* **Work to be completed**
From the data, copy out every line in which the word "lines" appears.

* **Data supplied**
# bababyVN/medical-image-segmentation-and-classification

Hardware: NVIDIA B200
Metric: AttU_Net 256x256 train images/sec (higher is better)
Workload: dtype bf16

## Files before the change

### include/b200seg.h

```cpp
#ifndef B200SEG_H_
#define B200SEG_H_

#include <stdint.h>

#ifdef __cplusplus
extern "C" {
#endif

#define B2_ABI_VERSION 1

enum {
  B2_OK = 0,
  B2_ERR_SHAPE = -1,
  B2_ERR_ALIGN = -2,
  B2_ERR_ARCH = -3,
  B2_ERR_CUDA = -4,
  B2_ERR_NCCL = -5,
  B2_ERR_WORKSPACE = -6
};

typedef void* b2_stream_t;

const char* b2_last_error(void);
int b2_abi_version(void);
int b2_arch_check(void);
int b2_num_sms(void);

int b2_set_deterministic(void* workspace, int64_t bytes);
int b2_get_deterministic(void);

int b2_reload_env(void);

typedef struct b2_conv_args {
  int32_t n, h, w;
  int32_t ksize;
  const void* x0;
  int32_t c0, ldx0;
  const void* x1;
  int32_t c1, ldx1;
  const void* wpk;
  int32_t ktot;
  int64_t w_tap_stride;
  int32_t cout;
  void* y;
  int32_t ldy;
  const float* bias;
  const void* addend;
  int32_t ldadd;
  double* stats;
  int32_t relu;
  int32_t stride;
  int32_t out_mul, out_off_h, out_off_w;
  int32_t in_mul, in_off_h, in_off_w;
  int32_t custom_pad, pad_h, pad_w;
  int32_t add_after_act;
  int32_t fold_mode;
} b2_conv_args;

int b2_conv_fprop(const b2_conv_args* a, b2_stream_t stream);
int b2_conv_dgrad(const b2_conv_args* a, b2_stream_t stream);

typedef struct b2_wgrad_args {
  int32_t n, h, w;
  int32_t ksize;
  const void* dy;
  int32_t cout, lddy;
  const void* x0;
  int32_t c0, ldx0;
  const void* x1;
  int32_t c1, ldx1;
  float* dw;
  int32_t accumulate;
  void* workspace;
  int64_t workspace_bytes;
  int32_t x_stride;
  int32_t dy_mul, dy_off_h, dy_off_w;
  int32_t custom_pad, pad_h, pad_w;
  int32_t fold;
} b2_wgrad_args;

int64_t b2_conv_wgrad_workspace(const b2_wgrad_args* a);
int b2_conv_wgrad(const b2_wgrad_args* a, b2_stream_t stream);
// ... 206 lines not shown
```

### medical-image-segmentation-and-classification_b200/b200seg/_lib.py

```python
from __future__ import annotations

import ctypes as C
import os
from pathlib import Path

_PKG_DIR = Path(__file__).resolve().parent
LIB_PATH = Path(os.environ.get("B200SEG_LIB", _PKG_DIR.parent / "lib" / "libb200seg.so"))

B2_OK = 0
ERR_NAMES = {-1: "B2_ERR_SHAPE", -2: "B2_ERR_ALIGN", -3: "B2_ERR_ARCH", -4: "B2_ERR_CUDA", -5: "B2_ERR_NCCL",
             -6: "B2_ERR_WORKSPACE"}

_vp, _i32, _i64, _f32 = C.c_void_p, C.c_int32, C.c_int64, C.c_float


class ConvArgs(C.Structure):
    _fields_ = [("n", _i32), ("h", _i32), ("w", _i32), ("ksize", _i32),
                ("x0", _vp), ("c0", _i32), ("ldx0", _i32),
                ("x1", _vp), ("c1", _i32), ("ldx1", _i32),
                ("wpk", _vp), ("ktot", _i32), ("w_tap_stride", _i64),
                ("cout", _i32), ("y", _vp), ("ldy", _i32),
                ("bias", _vp), ("addend", _vp), ("ldadd", _i32),
                ("stats", _vp), ("relu", _i32),
                ("stride", _i32), ("out_mul", _i32), ("out_off_h", _i32), ("out_off_w", _i32),
                ("in_mul", _i32), ("in_off_h", _i32), ("in_off_w", _i32),
                ("custom_pad", _i32), ("pad_h", _i32), ("pad_w", _i32), ("add_after_act", _i32),
                ("fold_mode", _i32)]


class WgradArgs(C.Structure):
    _fields_ = [("n", _i32), ("h", _i32), ("w", _i32), ("ksize", _i32),
                ("dy", _vp), ("cout", _i32), ("lddy", _i32),
                ("x0", _vp), ("c0", _i32), ("ldx0", _i32),
                ("x1", _vp), ("c1", _i32), ("ldx1", _i32),
                ("dw", _vp), ("accumulate", _i32),
                ("workspace", _vp), ("workspace_bytes", _i64), ("x_stride", _i32),
                ("dy_mul", _i32), ("dy_off_h", _i32), ("dy_off_w", _i32),
                ("custom_pad", _i32), ("pad_h", _i32), ("pad_w", _i32), ("fold", _i32)]


class BnRunRef(C.Structure):
    _fields_ = [("stats", _vp), ("running_mean", _vp), ("running_var", _vp), ("num_batches_tracked", _vp),
                ("count", _i64), ("c", _i32), ("momentum", C.c_float)]


class F32ConvArgs(C.Structure):
    _fields_ = [("x0", _vp), ("x1", _vp), ("c0", _i32), ("c1", _i32), ("ldx0", _i32), ("ldx1", _i32),
                ("n", _i32), ("hi", _i32), ("wi", _i32), ("ho", _i32), ("wo", _i32),
                ("ksize", _i32), ("stride", _i32), ("pad_h", _i32), ("pad_w", _i32),
                ("w", _vp), ("bias", _vp), ("addend", _vp),
                ("ldadd", _i32), ("add_after_act", _i32), ("relu", _i32), ("cout", _i32),
                ("y", _vp), ("ldy", _i32), ("out_mul", _i32), ("out_off_h", _i32), ("out_off_w", _i32)]


class GateArgs(C.Structure):
    _fields_ = [("n", _i32), ("h", _i32), ("w", _i32), ("c", _i32), ("fint", _i32),
                ("g", _vp), ("ldg", _i32), ("x", _vp), ("ldx", _i32),
                ("wpk", _vp), ("bias", _vp), ("wpsi", _vp), ("bpsi", _vp), ("scale1", _vp), ("shift1", _vp),
                ("out", _vp), ("ldo", _i32)]


class GateCoef(C.Structure):
    _fields_ = [(k, _vp) for k in (
        "scale_g", "shift_g", "mean_g", "invstd_g", "gamma_g",
        "scale_x", "shift_x", "mean_x", "invstd_x", "gamma_x",
        "gamma1", "mean1", "invstd1", "wpsi")]


SIGNATURES = {
    "b2_last_error": (C.c_char_p, []),
    "b2_abi_version": (C.c_int, []),
    "b2_arch_check": (C.c_int, []),
    "b2_num_sms": (C.c_int, []),
    "b2_set_deterministic": (C.c_int, [_vp, _i64]),
    "b2_get_deterministic": (C.c_int, []),
    "b2_reload_env": (C.c_int, []),
    "b2_conv_fprop": (C.c_int, [C.POINTER(ConvArgs), _vp]),
    "b2_conv_dgrad": (C.c_int, [C.POINTER(ConvArgs), _vp]),
    "b2_conv_wgrad_workspace": (_i64, [C.POINTER(WgradArgs)]),
    "b2_conv_wgrad": (C.c_int, [C.POINTER(WgradArgs), _vp]),
    "b2_pack_weights": (C.c_int, [_vp, _i32, _i32, _i32, _i64, _i64, _i64, _i64, _vp, _vp, _vp]),
    "b2_pack_weights_folded": (C.c_int, [_vp, _i32, _i32, _i32, _i64, _i64, _i64, _i64, _vp, _vp, _vp, _i32, _vp, _vp,
                                         _vp]),
    "b2_pack_weights_upfold": (C.c_int, [_vp, _i32, _i32, _i64, _i64, _i64, _i64, _vp, _vp, _vp]),
    "b2_fold_upconv_wgrad": (C.c_int, [_vp, _i32, _i32, _vp, _vp]),
    "b2_conv_smallc_fprop": (C.c_int, [_vp, _i32, _i32, _i32, _i32, _vp, _vp, _i32, _vp, _i32, _i32, _vp]),
    "b2_conv_smallc_wgrad": (C.c_int, [_vp, _i32, _vp, _i32, _i32, _i32, _i32, _i32, _vp, _vp]),
    "b2_head_fwd": (C.c_int, [_vp, _i32, _i64, _i32, _i32, _vp, _vp, _i32, _vp, _vp]),
    "b2_head_bwd": (C.c_int, [_vp, _vp, _i32, _i64, _i32, _i32, _vp, _i32, _vp, _i32, _vp, _vp, _vp]),
    "b2_channel_stats": (C.c_int, [_vp, _i32, _i64, _i32, _vp, _vp]),
    "b2_bn_finalize": (C.c_int, [_vp, _i32, _i64, _vp, _vp, _f32, _f32, _vp, _vp, _vp, _vp, _vp, _vp, _vp, _vp]),
    "b2_bn_update_running_multi": (C.c_int, [_vp, _i32, _i32, _vp]),
    "b2_bn_eval_coeffs": (C.c_int, [_vp, _vp, _vp, _vp, _f32, _i32, _vp, _vp, _vp, _vp, _vp]),
    "b2_bn_apply": (C.c_int, [_vp, _i32, _i64, _i32, _vp, _vp, _i32, _vp, _i32, _vp, _i32, _vp, _i32, _vp]),
    "b2_bn_bwd_reduce": (C.c_int, [_vp, _i32, _vp, _i32, _i64, _i32, _vp, _vp, _vp, _vp, _i32, _vp, _vp]),
    "b2_bn_bwd_apply": (C.c_int, [_vp, _i32, _vp, _i32, _i64, _i32, _vp, _vp, _vp, _vp, _vp, _i32, _i32, _vp,
                                  _vp, _i32, _vp, _vp, _vp, _vp]),
    "b2_channel_sum": (C.c_int, [_vp, _i32, _i64, _i32, _vp, _vp]),
    "b2_maxpool2x2_fwd": (C.c_int, [_vp, _i32, _i32, _i32, _i32, _i32, _vp, _i32, _vp]),
    "b2_maxpool2x2_bwd": (C.c_int, [_vp, _i32, _vp, _i32, _i32, _i32, _i32, _i32, _vp, _i32, _vp]),
    "b2_maxpool2x2_bwd_add": (C.c_int, [_vp, _i32, _vp, _i32, _i32, _i32, _i32, _i32, _vp, _i32, _vp, _i32, _vp]),
    "b2_upsample2x_fwd": (C.c_int, [_vp, _i32, _i32, _i32, _i32, _i32, _vp, _i32, _vp]),
    "b2_upsample2x_bwd": (C.c_int, [_vp, _i32, _i32, _i32, _i32, _i32, _vp, _i32, _vp]),
    "b2_add": (C.c_int, [_vp, _i32, _vp, _i32, _i64, _i32, _vp, _i32, _vp]),
    "b2_nchw_f32_to_nhwc_bf16": (C.c_int, [_vp, _i32, _i32, _i32, _i32, _vp, _i32, _vp]),
    "b2_stem_im2col3x3": (C.c_int, [_vp, _i32, _i32, _i32, _i32, _vp, _vp]),
    "b2_layout_nchw_to_nhwc": (C.c_int, [_vp, _i32, _i32, _i32, _i32, _vp, _i32, _vp]),
    "b2_layout_nhwc_to_nchw": (C.c_int, [_vp, _i32, _i32, _i32, _i32, _i32, _vp, _vp]),
    "b2_stem7x7_fprop": (C.c_int, [_vp, _i32, _i32, _i32, _vp, _i32, _vp, _i32, _vp]),
    "b2_maxpool3x3s2_fwd": (C.c_int, [_vp, _i32, _i32, _i32, _i32, _i32, _vp, _i32, _vp]),
    "b2_gate_psi_fwd": (C.c_int, [_vp, _vp, _i32, _i64, _i32, _vp, _vp, _vp, _vp, _vp, _vp, _vp, _vp, _vp]),
    "b2_gate_apply_fwd": (C.c_int, [_vp, _i32, _vp, _i64, _i32, _vp, _vp, _vp, _vp, _i32, _vp]),
    "b2_gate_apply_bwd": (C.c_int, [_vp, _i32, _vp, _i32, _vp, _vp, _i64, _i32, _vp, _vp, _vp, _i32, _vp, _vp,
                                    _vp]),
    "b2_gate_psi_bwd_reduce": (C.c_int, [_vp, _vp, _vp, _vp, _i32, _i64, _i32, C.POINTER(GateCoef), _vp, _i32,
                                         _vp, _vp, _vp, _vp]),
    "b2_gate_psi_bwd_apply": (C.c_int, [_vp, _vp, _vp, _vp, _i32, _i64, _i32, C.POINTER(GateCoef), _vp, _i32,
                                        _vp, _vp, _vp, _vp, _vp, _vp, _vp]),
    "b2_grad_sqnorm_multi": (C.c_int, [_vp, _vp, _vp, _i32, _i32, _vp, _vp, _vp]),
    "b2_adamw_multi": (C.c_int, [_vp, _vp, _vp, _i32, _i32, _vp, _f32, _vp, _f32, _f32, _f32, _f32, _vp, _vp, _vp]),
    "b2_pack_weights_multi": (C.c_int, [_vp, _i32, _i32, _vp]),
    "b2_seg_augment": (C.c_int, [_vp, _vp, _i32, _i32, _i32, _i32, _vp, C.POINTER(_f32), C.POINTER(_f32), _i32, _vp, _vp,
                                 _vp]),
    "b2_gate_fused": (C.c_int, [C.POINTER(GateArgs), _vp]),
    "b2_stem_im2col": (C.c_int, [_vp, _i32, _i32, _i32, _i32, _i32, _i32, _i32, _i32, _vp, _vp]),
    "b2_maxpool3x3s2_bwd": (C.c_int, [_vp, _i32, _vp, _i32, _i32, _i32, _i32, _i32, _vp, _i32, _vp]),
    "b2_zero_insert2x": (C.c_int, [_vp, _i32, _i32, _i32, _i32, _i32, _vp, _i32, _vp]),
# ... 66 lines not shown
```

### medical-image-segmentation-and-classification_b200/csrc/common.cuh

```cuda
#pragma once
#include <cuda.h>
#include <cuda_runtime.h>
#include <cuda_bf16.h>
#include <stdint.h>
#include <stdio.h>
#include <string.h>

#include "../../include/b200seg.h"

namespace b2 {

void set_error(const char* fmt, ...);
int  cuda_fail(cudaError_t e, const char* what);

#define B2_CHECK_CUDA(expr)                                            \
  do {                                                                 \
    cudaError_t _e = (expr);                                           \
    if (_e != cudaSuccess) return ::b2::cuda_fail(_e, #expr);          \
  } while (0)

#define B2_REQUIRE(cond, code, ...)                                    \
  do {                                                                 \
    if (!(cond)) { ::b2::set_error(__VA_ARGS__); return (code); }      \
  } while (0)
// ... 4 lines not shown

int env_switch(const char* name, int dflt);
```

* **Solution below**
// ... 206 lines not shown
# ... 66 lines not shown
// ... 4 lines not shown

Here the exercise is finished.